Nous emmenant de Sidi-Bel-Abbès, en Algérie, à Sainte-Marie-aux-Mines, en Alsace, où ont grandi Rodolphe Burger et, plus brièvement, Rachid Taha, le trio déploie sa poésie sur des mélodies fusionnant rock, raï et électro.
« Jolof Bass Music », de Guiss Guiss Bou Bess
Quittons la France pour le Sénégal, où le groupe Guiss Guiss Bou Bess, formé du chanteur Mara Seck, du percussionniste Aba Diop et du beatmaker Stéphane Costantini, propose une fusion originale de sonorités traditionnelles et de musique électronique, qu’il a nommée « électro-sabar ». En témoigne le mini-album Jolof Bass Music, sorti en mai, qui mêle avec talent chants griotiques, bass music, rythmiques ancestrales et deep house. Et pour ceux qui resteraient sur leur faim, le trio a enchaîné fin octobre avec un nouvel opus, Drum’n’Mbalax, dans lequel il accélère encore la cadence.

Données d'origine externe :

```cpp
int Context::set_option(const char* name, int value)
{
    if (!name) return 1;
    const OptDesc* d = nullptr;
    for (const OptDesc& o : kOptions)
        if (!strcmp(o.name, name)) d = &o;
    if (!d) return 1;
    if (value < d->lo || value > d->hi) return 2;
    const std::string nm(name);
    if (nm == "fp_ntt") {
        if (uploaded) return 3;
        fp_ntt = value != 0;
    } else if (nm == "fused_row_mac") fused_row_mac = value;
    else if (nm == "fused_moddown") fused_moddown = value != 0;
    else if (nm == "col_multi") col_multi = value;
    else if (nm == "single_pass") single_pass = value;
    else if (nm == "ntt_galois") ntt_galois = value != 0;
    else if (nm == "galois_scatter") galois_scatter = value != 0;
    else if (nm == "fuse_inverse") fuse_inverse = value != 0;
    else if (nm == "copy_along") copy_along = value != 0;
    else if (nm == "fused_tensor") fused_tensor = value != 0;
    else if (nm == "digit_split") {
        if (value == 1 || value == 3) return 2;
        digit_split = value;
    } else if (nm == "behz_split") {
        behz_split = value;
        behz.split = value;
    }
    return 0;
}

int Context::get_option(const char* name, int* value) const
{
    if (!name || !value) return 1;
    const std::string nm(name);
    if (nm == "fp_ntt") *value = fp_ntt;
    else if (nm == "fused_row_mac") *value = fused_row_mac;
    else if (nm == "fused_moddown") *value = fused_moddown;
    else if (nm == "col_multi") *value = col_multi;
    else if (nm == "single_pass") *value = single_pass;
    else if (nm == "ntt_galois") *value = ntt_galois;
    else if (nm == "galois_scatter") *value = galois_scatter;
    else if (nm == "fuse_inverse") *value = fuse_inverse;
    else if (nm == "copy_along") *value = copy_along;
    else if (nm == "fused_tensor") *value = fused_tensor;
    else if (nm == "digit_split") *value = digit_split;
    else if (nm == "behz_split") *value = behz_split;
    else return 1;
    return 0;
}

bool env_long(const char* name, long* out)
{
    const char* e = getenv(name);
    if (!e || !*e) return false;
    char* end = nullptr;
    errno = 0;
    const long v = strtol(e, &end, 10);
    if (errno || end == e || *end) return false;
    *out = v;
    return true;
}

void Context::seed_options_from_env()
{
    for (const OptDesc& o : kOptions) {
        long v;
        if (env_long(o.env, &v) && v >= INT_MIN && v <= INT_MAX)
            (void) set_option(o.name, (int) v);
    }
}

void Context::release_device()
{
    free_plan(plan_qp);
    free_plan(plan_merge);
    free_plan(plan_plain);
    for (auto& kv : dev)
        if (kv.second) (void) hipFree(kv.second);
    dev.clear();
    uploaded = false;
}

Context::~Context()
{
    if (uploaded) release_device();
}

const u64* Context::d64(const char* name) const
{
    auto it = dev.find(name);
    return it == dev.end() ? nullptr : (const u64*) it->second;
}
const int* Context::d32(const char* name) const
{
    auto it = dev.find(name);
    return it == dev.end() ? nullptr : (const int*) it->second;
}

NttArgs Context::ntt_args(int table_set) const
{
    const NttPlan& p = table_set == 2 ? plan_plain : (table_set ? plan_merge : plan_qp);
    NttArgs a{};
    a.mods = p.mods;
    a.tw = p.tw;
    a.itw = p.itw;
    a.twB = p.twB;
    a.itwB = p.itwB;
    a.twB8 = p.twB8;
    a.ninv = p.ninv;
    a.w1ninv = p.w1ninv;
    a.n_power = n_power;
    a.mod_count = p.count;
    a.col_multi = col_multi;
    a.single_pass = single_pass;
    a.plan_has_fp = p.has_fp;
    a.plan_has_int = p.has_int;
    a.lazy_q_max = p.lazy_q_max;
    return a;
}

}
```

heongpu_amd/csrc/context.hpp:

```cpp
#pragma once
#include "modarith.cuh"
#include "ntt.hpp"
#include "rns.hpp"
#include <map>
#include <string>
#include "drbg.hpp"
#include <vector>

namespace hegpu {

bool env_long(const char* name, long* out);


enum Scheme { SCHEME_BFV = 1, SCHEME_CKKS = 2 };

struct NttPlan {
    Mod* mods = nullptr;
    ulonglong2* tw = nullptr;
    ulonglong2* itw = nullptr;
    ulonglong2* twB = nullptr;
    ulonglong2* itwB = nullptr;
    double* twB8 = nullptr;
    ulonglong2* ninv = nullptr;
    ulonglong2* w1ninv = nullptr;
    int count = 0;
    int has_fp = 0, has_int = 0;
    std::vector<unsigned char> fp;
    u64 lazy_q_max = 0;
};

struct Context {
    int scheme = 0;
    int n_power = 0;
    u64 n = 0;
    int Q_size = 0, P_size = 0, Qp_size = 0;
    int bsk_size = 0;
    u64 plain_modulus = 0;
    std::vector<u64> primes;
    std::map<std::string, std::vector<u64>> host;
    struct M2Level {
        int d = 0, rc = 0;
        int off_digits = 0;
        int off_mi = 0;
        int off_matrix = 0;
        int off_prod = 0;
    };
    std::vector<M2Level> m2_levels;
    int m2_width = 0;
    int fused_row_mac = -1;
    bool fused_moddown = true;
    int col_multi = -1;
    int single_pass = -1;
    bool ntt_galois = true;
    bool galois_scatter = true;
    int digit_split = -1;
    bool copy_along = true;
    bool fuse_inverse = true;
    bool fused_tensor = true;
    bool fp_ntt = true;
    int behz_split = -1;
    void seed_options_from_env();
    int set_option(const char* name, int value);
    int get_option(const char* name, int* value) const;
    GaussCdt gauss_cdt{};

    bool uploaded = false;
    int device = -1;
    NttPlan plan_qp;
    NttPlan plan_merge;
    NttPlan plan_plain;
    std::map<std::string, void*> dev;
    Mod* bsk_mods = nullptr;
    BehzDev behz{};

    ~Context();
    void build_host();
    hipError_t upload();
    void release_device();

    const u64* d64(const char* name) const;
    const std::vector<u64>& h64(const char* name) const { return host.at(name); }
    const int* d32(const char* name) const;
    NttArgs ntt_args(int table_set) const;
};

}
```

heongpu_amd/csrc/ntt.hip:

```cpp
#include "ntt.hpp"
#define HEGPU_FP_TU ntt
#include "fpmod.cuh"

namespace hegpu {

#define NTT_THREADS 256

#ifdef NTT_ABLATION_HEADER
#include NTT_ABLATION_HEADER
#else
__device__ __forceinline__ u64 gld(const u64* p) { return *p; }
__device__ __forceinline__ void gst(u64* p, u64 v) { *p = v; }
#define NTT_ABLATE_BFLY(x, y, w)
#define NTT_ABLATE_FPBFLY(x, y, w)
#define NTT_ABLATE_TW(load, root0, s) (load)
#define NTT_FP_TW(t, i, c) ((t)[i])
#endif

__device__ __forceinline__ u64 csub(u64 x, u64 m) { return (x >= m) ? x - m : x; }

typedef unsigned long long u64x2_t __attribute__((ext_vector_type(2)));
struct ConstTw {
    const u64x2_t __attribute__((address_space(4)))* p;
    __device__ __forceinline__ ulonglong2 operator[](u32 i) const
// ... 15 lines not shown
#pragma clang diagnostic push
#pragma clang diagnostic ignored "-Wold-style-cast"
    return *(const int __attribute__((address_space(4)))*) p;
#pragma clang diagnostic pop
}
__device__ __forceinline__ Mod ld_const_mod(const Mod* p)
{
#pragma clang diagnostic push
#pragma clang diagnostic ignored "-Wold-style-cast"
    const u64 __attribute__((address_space(4)))* w = (const u64 __attribute__((address_space(4)))*) reinterpret_cast<const u64*>(p);
#pragma clang diagnostic pop
    static_assert(sizeof(Mod) == 56, "seven words");
    Mod m;
    m.q = w[0];
    m.mu = w[1];
    m.r_hi = w[2];
    m.r_lo = w[3];
    m.r64 = w[4];
    m.qinv = w[5];
    const u64 bf = w[6];
    m.bit = (u32) bf;
    m.fp = (u32) (bf >> 32);
    return m;
}

__device__ __forceinline__ void fp_ct_bfly(double& x, double& y, ulonglong2 w, const FC& c)
{
    NTT_ABLATE_FPBFLY(x, y, w);
    const double t = fp_mul(y, as_f64(w.x), as_f64(w.y), c);
    y = x - t;
    x = x + t;
    FP_AUDIT_VAL(c, FPM_SUM, x);
    FP_AUDIT_VAL(c, FPM_SUM, y);
}
struct FpSched { unsigned before; bool at_end; };
#define FP_STAGE_GROW(b) (1.25 * (b) + 0.5)
#define FP_BOUND_LIMIT 7.9
#define FP_HANDOVER 0.51
#define FP_UNREDUCED_IN 1.05
constexpr FpSched fp_sched(int stages, double b_in, double b_out_max)
{
    unsigned m = 0;
    double b = b_in;
    for (int s = 0; s < stages; s++) {
        if (FP_STAGE_GROW(b) > FP_BOUND_LIMIT) {
            m |= 1u << s;
            b = 0.5;
        }
        b = FP_STAGE_GROW(b);
    }
    return FpSched{m, b > b_out_max};
}
template <int LOGR, typename TW>
__device__ __forceinline__ void fp_ct_radix(double (&x)[1 << LOGR], TW tw, u32 root0,
                                            const FC& c, unsigned before, bool at_end)
{
#pragma unroll
    for (int s = 0; s < LOGR; s++) {
        FP_STAGE(c, 31 - __builtin_clz(root0) + s);
        if ((before >> s) & 1u) {
#pragma unroll
            for (int k = 0; k < (1 << LOGR); k++) x[k] = fp_reduce(x[k], c);
        }
        const int half = (1 << LOGR) >> (s + 1);
#pragma unroll
        for (int b = 0; b < (1 << s); b++) {
            const ulonglong2 w = NTT_ABLATE_TW(NTT_FP_TW(tw, (root0 << s) + b, c), root0, s);
#pragma unroll
            for (int j = 0; j < half; j++) fp_ct_bfly(x[b * 2 * half + j], x[b * 2 * half + j + half], w, c);
        }
    }
    FP_STAGE(c, 31 - __builtin_clz(root0) + LOGR);
    if (at_end) {
#pragma unroll
        for (int k = 0; k < (1 << LOGR); k++) x[k] = fp_reduce(x[k], c);
    }
}
template <int S1> struct FpColSched {
    static constexpr FpSched s = fp_sched(S1, FP_UNREDUCED_IN, FP_HANDOVER);
    static constexpr unsigned a_before = s.before & ((1u << (S1 - 4)) - 1u);
    static constexpr unsigned b_before = (s.before >> (S1 - 4)) & 15u;
    static constexpr bool b_at_end = s.at_end;
};
__device__ __forceinline__ void fp_ct_radix16_tb(double (&x)[16], const ulonglong2* __restrict__ tb, const FC& c)
{
#pragma unroll
    for (int s = 0; s < 4; s++) {
        const int half = 8 >> s;
        if (s > 0) FP_STAGE(c, (c).stage + 1);
#pragma unroll
        for (int b = 0; b < (1 << s); b++) {
            const ulonglong2 w = NTT_ABLATE_TW(NTT_FP_TW(tb, ((1 << s) - 1 + b) * 16, c), (u32) b, s);
#pragma unroll
            for (int j = 0; j < half; j++) fp_ct_bfly(x[b * 2 * half + j], x[b * 2 * half + j + half], w, c);
        }
    }
    FP_STAGE(c, (c).stage + 1);
#pragma unroll
    for (int k = 0; k < 16; k++) x[k] = fp_canon(x[k], c);
}

__device__ __forceinline__ void fp_ct_radix16_tb8(double (&x)[16], const double* __restrict__ tb, const FC& c)
{
#pragma unroll
    for (int s = 0; s < 4; s++) {
        const int half = 8 >> s;
        if (s > 0) __builtin_amdgcn_sched_barrier(0);
        if (s > 0) FP_STAGE(c, (c).stage + 1);
#pragma unroll
        for (int b = 0; b < (1 << s); b++) {
            const double wd = tb[((1 << s) - 1 + b) * 16];
            const ulonglong2 w = make_ulonglong2(as_bits(wd), as_bits(wd * c.qi));
#pragma unroll
            for (int j = 0; j < half; j++) fp_ct_bfly(x[b * 2 * half + j], x[b * 2 * half + j + half], w, c);
        }
    }
    FP_STAGE(c, (c).stage + 1);
#pragma unroll
    for (int k = 0; k < 16; k++) x[k] = fp_canon(x[k], c);
}

struct QC {
    u64 q;
    u64 q4;
    u32 nq0, nq1;
};
__device__ __forceinline__ QC make_qc(u64 q)
{
    QC c;
    c.q = q;
    c.q4 = 4 * q;
    u64 nq = 0 - q;
    c.nq0 = (u32) nq;
    c.nq1 = (u32) (nq >> 32);
    return c;
}

__device__ __forceinline__ u64 shoup_lazy(u64 y, ulonglong2 w, const QC& c)
{
    const u32 y0 = (u32) y, y1 = (u32) (y >> 32);
    const u32 w0 = (u32) w.x, w1 = (u32) (w.x >> 32), p0 = (u32) w.y, p1 = (u32) (w.y >> 32);
    const u64 A = (u64) y0 * p1;
    const u64 B = (u64) y1 * p0 + (u32) A;
    const u64 qh = (u64) y1 * p1 + (A >> 32) + (B >> 32);
    const u32 h0 = (u32) qh, h1 = (u32) (qh >> 32);
    u64 acc = (u64) y0 * w0;
    acc += (u64) h0 * c.nq0;
    const u32 hi = y0 * w1 + y1 * w0 + h0 * c.nq1 + h1 * c.nq0;
    return acc + ((u64) hi << 32);
}

__device__ __forceinline__ u64 shoup_full(u64 y, ulonglong2 w, const QC& c)
{
    u64 r = shoup_lazy(y, w, c);
    r = csub(r, 2 * c.q);
    return csub(r, c.q);
}

template <bool LAZY>
__device__ __forceinline__ void ct_bfly(u64& x, u64& y, ulonglong2 w, const QC& c)
{
    NTT_ABLATE_BFLY(x, y, w);
    u64 u = LAZY ? x : csub(x, c.q4);
    u64 t = shoup_lazy(y, w, c);
    x = u + t;
    y = u + c.q4 - t;
}

__device__ __forceinline__ void gs_bfly(u64& x, u64& y, ulonglong2 w, const QC& c)
{
    NTT_ABLATE_BFLY(x, y, w);
    u64 s = x + y;
    u64 d = x + c.q4 - y;
    x = csub(s, c.q4);
    y = shoup_lazy(d, w, c);
}

template <int LOGR, bool LAZY, typename TW>
__device__ __forceinline__ void ct_radix(u64 (&x)[1 << LOGR], TW tw,
                                         u32 root0, const QC& c)
{
#pragma unroll
    for (int s = 0; s < LOGR; s++) {
        const int half = (1 << LOGR) >> (s + 1);
#pragma unroll
        for (int b = 0; b < (1 << s); b++) {
            ulonglong2 w = NTT_ABLATE_TW(tw[(root0 << s) + b], root0, s);
#pragma unroll
            for (int j = 0; j < half; j++)
                ct_bfly<LAZY>(x[b * 2 * half + j], x[b * 2 * half + j + half], w, c);
        }
    }
}

template <bool LAZY>
__device__ __forceinline__ void ct_radix16_tb(u64 (&x)[16], const ulonglong2* __restrict__ tb, const QC& c)
{
#pragma unroll
    for (int s = 0; s < 4; s++) {
        const int half = 8 >> s;
#pragma unroll
        for (int b = 0; b < (1 << s); b++) {
            ulonglong2 w = tb[((1 << s) - 1 + b) * 16];
#pragma unroll
            for (int j = 0; j < half; j++)
                ct_bfly<LAZY>(x[b * 2 * half + j], x[b * 2 * half + j + half], w, c);
        }
    }
}

template <int LOGR>
__device__ __forceinline__ void gs_radix(u64 (&x)[1 << LOGR], const ulonglong2* __restrict__ tw,
                                         u32 root0, const QC& c)
{
#pragma unroll
    for (int s = LOGR - 1; s >= 0; s--) {
        const int half = (1 << LOGR) >> (s + 1);
#pragma unroll
        for (int b = 0; b < (1 << s); b++) {
            ulonglong2 w = NTT_ABLATE_TW(tw[(root0 << s) + b], root0, s);
#pragma unroll
            for (int j = 0; j < half; j++)
                gs_bfly(x[b * 2 * half + j], x[b * 2 * half + j + half], w, c);
        }
    }
}

__device__ __forceinline__ void gs_radix16_tb(u64 (&x)[16], const ulonglong2* __restrict__ tb, const QC& c)
{
#pragma unroll
    for (int s = 3; s >= 0; s--) {
        const int half = 8 >> s;
#pragma unroll
        for (int b = 0; b < (1 << s); b++) {
            ulonglong2 w = tb[((1 << s) - 1 + b) * 16];
#pragma unroll
            for (int j = 0; j < half; j++)
                gs_bfly(x[b * 2 * half + j], x[b * 2 * half + j + half], w, c);
        }
    }
}
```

« Radio Sechaba », de Bokani Dyer
« Radio Sechaba parle de ce qu’est l’Afrique du Sud et réfléchit à une bande sonore qui pourrait accompagner ce thème. » C’est ainsi que le pianiste et chanteur Bokani Dyer présente son quatrième album, paru en mai. Né en 1986 au Botswana – où son père, le saxophoniste Steve Dyer, vivait en exil – et arrivé en Afrique du Sud en 1993, entre la fin de l’apartheid et l’élection de Nelson Mandela, le jazzman explore à travers quatorze compositions des thèmes liés à la construction de la nation (« sechaba », en setswana), à l’unité dans la diversité, mais aussi à l’introspection individuelle.
« Drum Money », d’Ekiti Sound
C’est une petite pépite d’électro que nous a livrée en juin l’artiste nigérian Ekiti Sound. Drum Money, son deuxième album (après Abeg No Vex, en 2019), rassemble dix-sept titres éclectiques et inventifs dans lequel le producteur mélange brillamment diverses influences, typiquement nigérianes comme la musique juju et l’afrobeat, ou internationales comme le hip-hop et le jazz.
Loin de travailler en solitaire, il a fait appel à divers talents de ses deux villes d’attache, Lagos et Londres, tels qu’Olugbenga Adelekan, le bassiste du groupe britannique Metronomy, ou la rappeuse Aunty Rayzor.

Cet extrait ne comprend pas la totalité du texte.